# Dark Sun Maps



## Knightfall (Jun 17, 2008)

Hmm, I thought I'd posted these maps here already once, but I can't seem to find a thread with them on it.

Anyway, a while ago I had the idea to create a new region for Dark Sun, so I designed some terrian map symbols based on the mapping style used in the original Dark Sun boxed set and just went crazy. (I combined them with the location symbols that someone else did and posted on the ProFantasy website.)

What I came up with was *Athas East*. Here's the main map:


----------



## Knightfall (Jun 17, 2008)

I've only done one close-up map in this region, and here's its basic description off of my Walk the Road wiki.

*Anboeg* is this regions _Tyr_ for the most part. Most adventures would start from that city, while adventure locations of note would be *The Dustglow* (old _Green Age_ lighthouse) or *Relugor* (an old dwarven hold that still stands relatively intact to this day). *Muvenor* and *Dopt* are vital to the regions defense from the wilder regions beyond the *Timber Vale*.

Each of the lesser cities are ruled by a sorcerer/priest known as a *solon* and the vale is loosely aligned together against forces outside of the vale. Anboeg's traditional ruler was usually a sorcerer/cleric/psion that is both sovereign & chancellor, known as the *Dragon Emperor*. However, the last Dragon Emperor died 300 years ago, as he didn't survive the transition to becoming a *dragon*. In his place, a new ruler took power at the request of the solons, a man named *Julro Mar'ihr* whose official title, at the time, was simply *Magnate*. After he took control of power in the vale, with the solons as his advisors, his title change to *Dragon Regent*. This title has been passed down through the last three hundred years, sometimes through hereditary means, sometimes through the will of the solons.

The current Dragon Regent is again a member of the noble *Mar'ihr Family*, which has remained prominent in the vale through the centuries. *Hilrao Mar'ihr* is only the sixth Mar'ihr that has held the title and the first in the family appointed to the position by the solons in nearly 140 years. Note that the Dragon Regent has real little power outside the city of Anboeg. The solons rule the rest of the vale. The solons of today are the same solons of 300 years ago and are all on the path towards becoming full dragons. This knowledge is widespread through the vale and the solons are greatly feared, as a result.

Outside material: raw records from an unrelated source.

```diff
@@ -206,14 +229,17 @@
             }
         }
         probe.after_fast(need_slow);
-        if (redo) slow_chunk<KIND, M, L_, LAY, WALK>(L, rd, pr, base, fc, out, nch, c, c1m);
+        if (redo) {
+            slow_chunk<KIND, M, L_, LAY, WALK>(L, rd, pr, base, fc, out, nch, c, c1m);
+            if constexpr (HOLD) sel_stale = 1;
+        }
         probe.after_slow(redo);
     };
     for (uint32_t base = 0; base < bs_max; base += L_) chunk(base);
     probe.finish(dummy_base, WALK);
     if constexpr (!WALK) {
         if constexpr (staged<KIND, LAY>()) {
-            sg.template flush<WBR>(dummy);
+            sg.template flush<WBR>(dummy, __builtin_amdgcn_readfirstlane(sg.base));
         } else {
             pd.flush(pend_two<KIND>());
         }
```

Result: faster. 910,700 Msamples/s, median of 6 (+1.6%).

*Dragon Regent Hilrao* is the best chance for change in the vale since the time of his ancestor who first took the title. He is a strong-willed sorcerer/psion who is planning to become an advanced being as well, but an *avangion*, not a dragon. He has gone to great lengths to ensure that the solons don't discover his plans and he plays the part of the dull-witted Dragon Regent very well. However, he knows he is playing a *very* dangerous game with the solons and that eventually there will be civil war in the vale.

Only time will tell who survives to decide the vale's future...


----------



## Knightfall (Jun 18, 2008)

Someone saw my Dark Sun maps on my old RPG website and asked me to design this for him...


----------



## Silverblade The Ench (Jun 18, 2008)

Nice seeing Dark SUn work 
though I stick to the original Boxed set and keep players scared


----------



## Knightfall (Jun 19, 2008)

Silverblade The Ench said:
			
		

> Nice seeing Dark SUn work
> though I stick to the original Boxed set and keep players scared



Thanks. I did these a while ago mainly for fun. I never managed to use them in a game.


----------



## evildmguy (Mar 13, 2009)

I apologize for the noob question.  

I assume you did this is CCx.  Where did you get the Dark Sun symbols, specifically for the cities?  Is it in something from ProFantasy?  Or did you make it?  

Just wondering as I might start a DS campaign and if so, I want to do some maps in CC3.  

Thanks!

edg


----------



## Knightfall (Mar 13, 2009)

evildmguy said:


> I apologize for the noob question.
> 
> I assume you did this is CCx.  Where did you get the Dark Sun symbols, specifically for the cities?  Is it in something from ProFantasy?  Or did you make it?
> 
> ...



The city symbols were online at ProFantasy's website. I'm not sure if they're still on there, however. I might still have them on my PC or on CD. I'll check tomorrow or on the weekend and get back to you.


----------



## jaerdaph (Mar 13, 2009)

More great stuff, Knightfall. 



Knightfall said:


> The city symbols were online at ProFantasy's website. I'm not sure if they're still on there, however. I might still have them on my PC or on CD. I'll check tomorrow or on the weekend and get back to you.





Here's a link to the zip file @ profantasy:

http://www.sourcemaps.com/library/files/DarkSunSymbols.zip


----------



## evildmguy (Mar 13, 2009)

Thanks!

edg


----------